━━━ Data for the task ━━━

## Stage conv3d weight fragments into LDS via buffer_load-to-LDS double buffering

```diff
diff --git a/biapy_amd/_lib.py b/biapy_amd/_lib.py
--- a/biapy_amd/_lib.py
+++ b/biapy_amd/_lib.py
@@ -97,6 +97,9 @@
     "bpx_debug_set_bwd_fused": ([_i], _i),
     "bpx_debug_set_bwd_rs": ([_i], _i),
     "bpx_debug_set_conv_kg": ([_i], _i),
+    "bpx_debug_set_conv_wlds": ([_i], _i),
+    "bpx_conv3d_wlds_used": ([_i, _i, _i, _i, _i, _i, _i], _i),
+    "bpx_conv3d_wlds_lds_bytes": ([_i, _i, _i], _i),
     "bpx_debug_set_tile_order": ([_i], _i),
     "bpx_debug_set_wgrad_cap": ([_i], _i),
     "bpx_debug_set_wgrad_k1": ([_i], _i),
diff --git a/biapy_amd/csrc/conv3d_igemm.hip b/biapy_amd/csrc/conv3d_igemm.hip
--- a/biapy_amd/csrc/conv3d_igemm.hip
+++ b/biapy_amd/csrc/conv3d_igemm.hip
@@ -8,6 +8,8 @@
 static int g_use_ws = 0;
 static int g_conv_kg = -1;
 extern "C" int bpx_debug_set_conv_kg(int on) { g_conv_kg = on; return 0; }
+static int g_conv_wlds = -1;
+extern "C" int bpx_debug_set_conv_wlds(int on) { g_conv_wlds = on; return 0; }
 static int64_t g_lean_min_vps = 32768;
 
 namespace {
@@ -75,7 +77,16 @@
   return k;
 }
 
-template <typename T, int TZ, int TY, int TX, int NS, int EPI, int ACTK, typename TT = T, int KG = 1>
+__device__ __forceinline__ void wdma16(const u32x4_t& rsrc, uint32_t lds, uint32_t voff) {
+  asm volatile("s_mov_b32 m0, %0\n\ts_nop 0\n\tbuffer_load_dwordx4 %1, %2, 0 offen lds" : : "s"(lds), "v"(voff), "s"(rsrc) : "memory", "m0");
+}
+
+__host__ __device__ constexpr int wlds_parts(int ns, int kg) { return (kg == 2 && ns == 4) ? 2 : 1; }
+__host__ __device__ constexpr int wlds_lds_bytes(int ns, int kg, int wl) {
+  return kg * 2 * (6 * 6 * 10 * 32) + 4 * ns * 16 * 2 * 4 + (wl ? kg * 2 * (14 / wl) * ns * 1024 : 0);
+}
+
+template <typename T, int TZ, int TY, int TX, int NS, int EPI, int ACTK, typename TT = T, int KG = 1, int WL = 0>
 __global__ void __launch_bounds__(256 * KG, 2) conv3_kernel(const Conv3Params p) {
   using Tr = ElemTraits<T>;
   constexpr int KPL = Tr::KPL, GPT = 16 / KPL, VB = 16 * (int)sizeof(T);
@@ -92,7 +103,11 @@
   static_assert(KG == 1 || (TX == 8 && sizeof(T) == 2), "two K groups: the small-tile 16-bit instances only");
   constexpr int XCH_BYTES = KG == 2 ? MS * NS * 256 * 16 : 0;
   static_assert(XCH_BYTES <= KG * NBUF * BUFB, "accumulator exchange fits the halo buffers");
-  __shared__ __attribute__((aligned(16))) unsigned char smem_all[KG * NBUF * BUFB + RED_BYTES];
+  static_assert(WL == 0 || (TX == 8 && sizeof(T) == 2 && STEPS % WL == 0), "weights in LDS: the small-tile 16-bit instances only");
+  constexpr int WPS = WL ? STEPS / WL : STEPS;
+  constexpr int WPART = WL ? WPS * NS * 1024 : 0;
+  static_assert(WL == 0 || (KG * NBUF * BUFB + RED_BYTES + KG * 2 * WPART == wlds_lds_bytes(NS, KG, WL) && wlds_lds_bytes(NS, KG, WL) <= 160 * 1024), "LDS plan");
+  __shared__ __attribute__((aligned(16))) unsigned char smem_all[KG * NBUF * BUFB + RED_BYTES + KG * 2 * WPART];
 
   const int kg = KG == 2 ? __builtin_amdgcn_readfirstlane((int)(threadIdx.x >> 8)) : 0;
   unsigned char* const smem = smem_all + kg * NBUF * BUFB;
@@ -159,6 +174,33 @@
   const T* __restrict__ wp = reinterpret_cast<const T*>(p.wp);
   const bpx_norm_rec* __restrict__ nrec = p.in_norm ? p.in_norm + (size_t)n * p.Cin + sub * KPL : nullptr;
   const int nchunks = p.Cin / 16;
+
+  typedef __attribute__((address_space(3))) void* lds_ptr_t;
+  unsigned char* const wsm = smem_all + KG * NBUF * BUFB + RED_BYTES + kg * 2 * WPART;
+  u32x4_t rs_w = u32x4_t{0u, 0u, 0u, 0u};
+  uint32_t wlds = 0u, wvoff = 0u;
+  int wave_s = 0;
+  if constexpr (WL > 0) {
+    const uint64_t a = reinterpret_cast<uint64_t>(p.wp);
+    rs_w = u32x4_t{(uint32_t)__builtin_amdgcn_readfirstlane((int)(uint32_t)a), (uint32_t)__builtin_amdgcn_readfirstlane((int)(uint32_t)(a >> 32)) & 0xFFFFu,
+                   (uint32_t)nchunks * (uint32_t)(QPAD * 16) * (uint32_t)Cout, 0x00020000u};
+    wlds = (uint32_t)__builtin_amdgcn_readfirstlane((int)(uint32_t)(uintptr_t)(lds_ptr_t)wsm);
+    wvoff = (uint32_t)((g * Cout + co_base + j) * 16);
+    wave_s = __builtin_amdgcn_readfirstlane(wave);
+  }
+  auto issue_w = [&](int chunk_, int s0, uint32_t dst) {
+    const uint32_t src = wvoff + (uint32_t)(chunk_ * QPAD + s0 * 4) * (uint32_t)Cout * 16u;
+#pragma unroll
+    for (int i = 0; i < (WPS * NS + 3) / 4; ++i) {
+      const int q = i * 4 + wave_s;
+      if (q < WPS * NS) wdma16(rs_w, dst + (uint32_t)q * 1024u, src + (uint32_t)(q / NS) * (uint32_t)Cout * 64u + (uint32_t)(q % NS) * 256u);
+    }
+  };
+  if constexpr (WL > 0) {
+    issue_w(kg, 0, wlds);
+    if (WL == 2) issue_w(kg, WPS, wlds + WPART);
+    else if (kg + KG < nchunks) issue_w(kg + KG, 0, wlds + WPART);
+  }
 
   u32x4_t pbuf[NP];
   float psc[KPL], psh[KPL];
@@ -203,10 +245,11 @@
   for (int u = 0; u < NP; ++u) BPX_STAGE_PIECE(u, 0, kg + KG);
   BPX_LOAD_NORM(kg + KG);
   BPX_STAMP();
+  if constexpr (WL > 0) __builtin_amdgcn_s_waitcnt(0x0F70);
   __syncthreads();
   BPX_STAMP();
 
-  constexpr bool WREG = (sizeof(T) == 2) && (STEPS * NS * 4 <= 112);
+  constexpr bool WREG = WL == 0 && (sizeof(T) == 2) && (STEPS * NS * 4 <= 112);
   constexpr int NWR = WREG ? STEPS : 1;
   constexpr int WSTEPS = STEPS - NP;
   constexpr int PER = WREG ? (STEPS + WSTEPS - 1) / WSTEPS : 1;
@@ -222,7 +265,7 @@
   constexpr int WD = SMALL ? 3 : 1;
   constexpr int NAF = SMALL ? 2 : 1;
   u32x4_t wq[WREG ? 1 : WD + 1][NS];
-  if (!WREG) {
+  if (!WREG && WL == 0) {
     const T* wl0 = wp + ((size_t)kg * QPAD * Cout + (size_t)g * Cout + co_base + j) * KPL;
 #pragma unroll
     for (int d = 0; d < WD; ++d)
@@ -230,6 +273,8 @@
       for (int ns = 0; ns < NS; ++ns) wq[d][ns] = *reinterpret_cast<const u32x4_t*>(wl0 + ((size_t)d * 4 * Cout + ns * 16) * KPL);
   }
   int cur = 0;
+  int wrd = lane * 16;
+  uint32_t wcur = 0u;
   for (int chunk = kg; chunk < nchunks; chunk += KG) {
     const int nxt = BUFB - cur;
     const bool stage_next = chunk + KG < nchunks;
@@ -243,21 +288,35 @@
 #pragma unroll
       for (int ms = 0; ms < MS; ++ms) f[ms] = *reinterpret_cast<const u32x4_t*>(smem + lbase[cls] + ms * HSTR + imm);
     };
+    u32x4_t wf[WL ? 2 : 1][NS];
+    if constexpr (WL > 0) {
+#pragma unroll
+      for (int u = 0; u < NP; ++u)
+#pragma unroll
+        for (int e = 0; e < 4; ++e) { uint32_t v_ = pbuf[u][e]; asm volatile("" : "+v"(v_)); pbuf[u][e] = v_; }
+    }
+    auto read_w = [&](int s_, u32x4_t* f) {
+#pragma unroll
+      for (int ns = 0; ns < NS; ++ns)
+        f[ns] = *reinterpret_cast<const u32x4_t*>(wsm + wrd + (WL == 2 ? (s_ / WPS) * WPART : 0) + ((s_ % WPS) * NS + ns) * 1024);
+    };
     if (NAF == 2) read_frags(0, af[0]);
+    if constexpr (WL > 0) read_w(0, wf[0]);
 #pragma unroll
     for (int s = 0; s < STEPS; ++s) {
-      if (!WREG && s + WD < STEPS) {
+      if (!WREG && WL == 0 && s + WD < STEPS) {
 #pragma unroll
         for (int ns = 0; ns < NS; ++ns)
           wq[WREG ? 0 : (s + WD) % (WD + 1)][ns] = *reinterpret_cast<const u32x4_t*>(wl + ((size_t)(s + WD) * 4 * Cout + ns * 16) * KPL);
       }
       if (NAF == 2) { if (s + 1 < STEPS) read_frags(s + 1, af[(s + 1) % NAF]); }
       else read_frags(s, af[0]);
+      if constexpr (WL > 0) { if (s + 1 < STEPS && (s + 1) % WPS != 0) read_w(s + 1, wf[WL ? (s + 1) % 2 : 0]); }
       __builtin_amdgcn_sched_barrier(0);
 #pragma unroll
       for (int ms = 0; ms < MS; ++ms) {
 #pragma unroll
-        for (int ns = 0; ns < NS; ++ns) acc[ms][ns] = mfma_step<T>(WREG ? wreg[WREG ? s : 0][ns] : wq[WREG ? 0 : s % (WD + 1)][ns], af[s % NAF][ms], acc[ms][ns]);
+        for (int ns = 0; ns < NS; ++ns) acc[ms][ns] = mfma_step<T>(WL ? wf[WL ? s % 2 : 0][ns] : WREG ? wreg[WREG ? s : 0][ns] : wq[WREG ? 0 : s % (WD + 1)][ns], af[s % NAF][ms], acc[ms][ns]);
       }
       if (s < NP && stage_next) BPX_STAGE_PIECE(s < NP ? s : 0, nxt, chunk + 2 * KG);
       if (WREG && s >= NP && stage_next) {
@@ -269,8 +328,16 @@
             wreg[WREG ? (k < STEPS ? k : 0) : 0][ns] = *reinterpret_cast<const u32x4_t*>(wl1 + ((size_t)k * 4 * Cout + ns * 16) * KPL);
         }
       }
-    }
-    if (!WREG && stage_next) {
+      if constexpr (WL == 2) {
+        if (s + 1 == WPS) {
+          __builtin_amdgcn_s_waitcnt(0x0F70);
+          __syncthreads();
+          if (stage_next) issue_w(chunk + KG, 0, wlds);
+          read_w(s + 1, wf[(s + 1) % 2]);
+        }
+      }
+    }
+    if (!WREG && WL == 0 && stage_next) {
 #pragma unroll
       for (int d = 0; d < WD; ++d)
 #pragma unroll
@@ -282,7 +349,14 @@
 #pragma unroll
     for (int c = 0; c < NCLS; ++c) lbase[c] += flip;
     cur = nxt;
+    if constexpr (WL > 0) __builtin_amdgcn_s_waitcnt(0x0F70);
     __syncthreads();
+    if constexpr (WL == 1) {
+      if (chunk + 2 * KG < nchunks) issue_w(chunk + 2 * KG, 0, wlds + wcur);
+      wrd += wcur ? -WPART : WPART;
+      wcur = (uint32_t)WPART - wcur;
+    }
+    if constexpr (WL == 2) { if (stage_next) issue_w(chunk + KG, WPS, wlds + WPART); }
     BPX_STAMP();
   }
   }
@@ -444,6 +518,36 @@
       p.part[(((size_t)n * p.tilesPerSample + tile) * 2 + k) * Cout + co_base + c] = a;
     }
   }
+}
+
+struct SmallForm { int kg, wl; };
+static int wlds_mode() {
+  static const int env = getenv("BPX_CONV_WLDS") == nullptr ? -1 : (atoi(getenv("BPX_CONV_WLDS")) != 0 ? 1 : 0);
+  return g_conv_wlds < 0 ? env : (g_conv_wlds != 0 ? 1 : 0);
+}
+static int device_cus() {
+  static int n = 0;
+  if (n == 0) {
+    int dev = 0;
+    if (hipGetDevice(&dev) != hipSuccess || hipDeviceGetAttribute(&n, hipDeviceAttributeMultiprocessorCount, dev) != hipSuccess || n <= 0) n = 256;
+  }
+  return n;
+}
+static SmallForm small_form(const TileCfg& c, int es, int N, int D, int H, int W, int Cin, int Cout, int mode, int cus) {
+  SmallForm f{1, 0};
+  if (es != 2 || c.tz != 4 || c.ty != 4 || c.tx != 8) return f;
+  static const bool kg_env = getenv("BPX_CONV_KG") == nullptr || atoi(getenv("BPX_CONV_KG")) != 0;
+  const int nchunks = Cin / 16;
+  if ((g_conv_kg < 0 ? kg_env : g_conv_kg != 0) && (c.ns == 2 || c.ns == 4) && nchunks >= 4 && nchunks % 2 == 0) f.kg = 2;
+  if (mode == 0 || (int64_t)nchunks * 56 * 16 * Cout >= (1ll << 31)) return f;
+  const int wl = wlds_parts(c.ns, f.kg);
+  if (mode < 0) {
+    const int64_t wgs = (int64_t)N * cdiv(D, 4) * cdiv(H, 4) * cdiv(W, 8) * (Cout / (16 * c.ns));
+    if (nchunks / f.kg < 4) return f;
+    if (wlds_lds_bytes(c.ns, f.kg, wl) > 80 * 1024 && wgs > 3 * (int64_t)cus) return f;
+  }
+  f.wl = wl;
+  return f;
 }
 
 template <typename T, int EPI, typename TT = T>
@@ -459,19 +563,17 @@
   const bool elu = (EPI == EPI_FWD ? p.act : p.t_act) == BPX_ACT_ELU;
   const bool ext = (EPI == EPI_FWD ? p.act : p.t_act) > BPX_ACT_SILU;
   if constexpr (sizeof(T) == 2) {
-    static const bool kg_env = getenv("BPX_CONV_KG") == nullptr || atoi(getenv("BPX_CONV_KG")) != 0;
-    const int nchunks = p.Cin / 16;
-    if ((g_conv_kg < 0 ? kg_env : g_conv_kg != 0) && c.tz == 4 && c.ty == 4 && c.tx == 8 && (c.ns == 2 || c.ns == 4) && nchunks >= 4 && nchunks % 2 == 0) {
-#define LK(NS)                                                                                   \
-      if (c.ns == NS) {                                                                          \
-        if (elu) conv3_kernel<T, 4, 4, 8, NS, EPI, 1, TT, 2><<<grid, 512, 0, s>>>(p);            \
-        else if (ext) conv3_kernel<T, 4, 4, 8, NS, EPI, 2, TT, 2><<<grid, 512, 0, s>>>(p);       \
-        else conv3_kernel<T, 4, 4, 8, NS, EPI, 0, TT, 2><<<grid, 512, 0, s>>>(p);                \
-        return 0;                                                                                \
-      }
-      LK(2) LK(4)
+    const SmallForm f = small_form(c, 2, p.N, p.D, p.H, p.W, p.Cin, p.Cout, wlds_mode(), wlds_mode() < 0 ? device_cus() : 0);
+#define LK(NS, KG, WL)                                                                                        \
+    if (c.ns == NS && f.kg == KG && f.wl == WL) {                                                             \
+      if (elu) conv3_kernel<T, 4, 4, 8, NS, EPI, 1, TT, KG, WL><<<grid, 256 * KG, 0, s>>>(p);                  \
+      else if (ext) conv3_kernel<T, 4, 4, 8, NS, EPI, 2, TT, KG, WL><<<grid, 256 * KG, 0, s>>>(p);             \
+      else conv3_kernel<T, 4, 4, 8, NS, EPI, 0, TT, KG, WL><<<grid, 256 * KG, 0, s>>>(p);                      \
+      return 0;                                                                                               \
+    }
+    LK(2, 2, 0) LK(4, 2, 0)
+    LK(1, 1, 1) LK(2, 1, 1) LK(3, 1, 1) LK(4, 1, 1) LK(2, 2, 1) LK(4, 2, 2)
 #undef LK
-    }
   }
 #define L(TZ, TY, TX, NS)                                                        \
   if (c.tz == TZ && c.ty == TY && c.tx == TX && c.ns == NS) {                    \
@@ -512,6 +614,18 @@
   int t = cdiv(D, c.tz) * cdiv(H, c.ty) * cdiv(W, c.tx);
   (void)N;
   return t;
+}
+
+extern "C" int bpx_conv3d_wlds_used(int dtype, int N, int D, int H, int W, int Cin, int Cout) {
+  if (dtype != BPX_BF16 && dtype != BPX_F16 && dtype != BPX_MIX16) return 0;
+  if (N <= 0 || D <= 0 || H <= 0 || W <= 0 || Cin < 16 || Cin % 16 != 0 || Cout < 16 || Cout % 16 != 0) return 0;
+  const TileCfg c = pick_cfg(BPX_BF16, D, H, W, Cout);
+  const int mode = wlds_mode();
+  return small_form(c, 2, N, D, H, W, Cin, Cout, mode, mode < 0 ? device_cus() : 0).wl != 0 ? 1 : 0;
+}
+extern "C" int bpx_conv3d_wlds_lds_bytes(int ns, int kg, int staged) {
+  if (ns < 1 || ns > 4 || kg < 1 || kg > 2 || (kg == 2 && ns != 2 && ns != 4)) return -1;
+  return wlds_lds_bytes(ns, kg, staged ? wlds_parts(ns, kg) : 0);
 }
 
 static int check_tensor(const char* fn, const char* name, const bpx_tensor& t, int esize, bool need16) {
diff --git a/include/biapy_amd.h b/include/biapy_amd.h
--- a/include/biapy_amd.h
+++ b/include/biapy_amd.h
@@ -125,6 +125,9 @@
 int bpx_debug_set_bwd_fused(int bits);
 int bpx_debug_set_bwd_rs(int mask);
 int bpx_debug_set_conv_kg(int on);
+int bpx_debug_set_conv_wlds(int on);
+int bpx_conv3d_wlds_used(int dtype, int N, int D, int H, int W, int Cin, int Cout);
+int bpx_conv3d_wlds_lds_bytes(int ns, int kg, int staged);
 
 int bpx_wgrad_defer_begin(void);
 int bpx_wgrad_defer_flush(bpx_stream_t stream);
```

Result: no change. 1.075 billion (median of 6 runs) (+0.8%).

━━━

Copy every line from the records above that contains the string "lbase".

**Written response**
       for (int ms = 0; ms < MS; ++ms) f[ms] = *reinterpret_cast<const u32x4_t*>(smem + lbase[cls] + ms * HSTR + imm);
     for (int c = 0; c < NCLS; ++c) lbase[c] += flip;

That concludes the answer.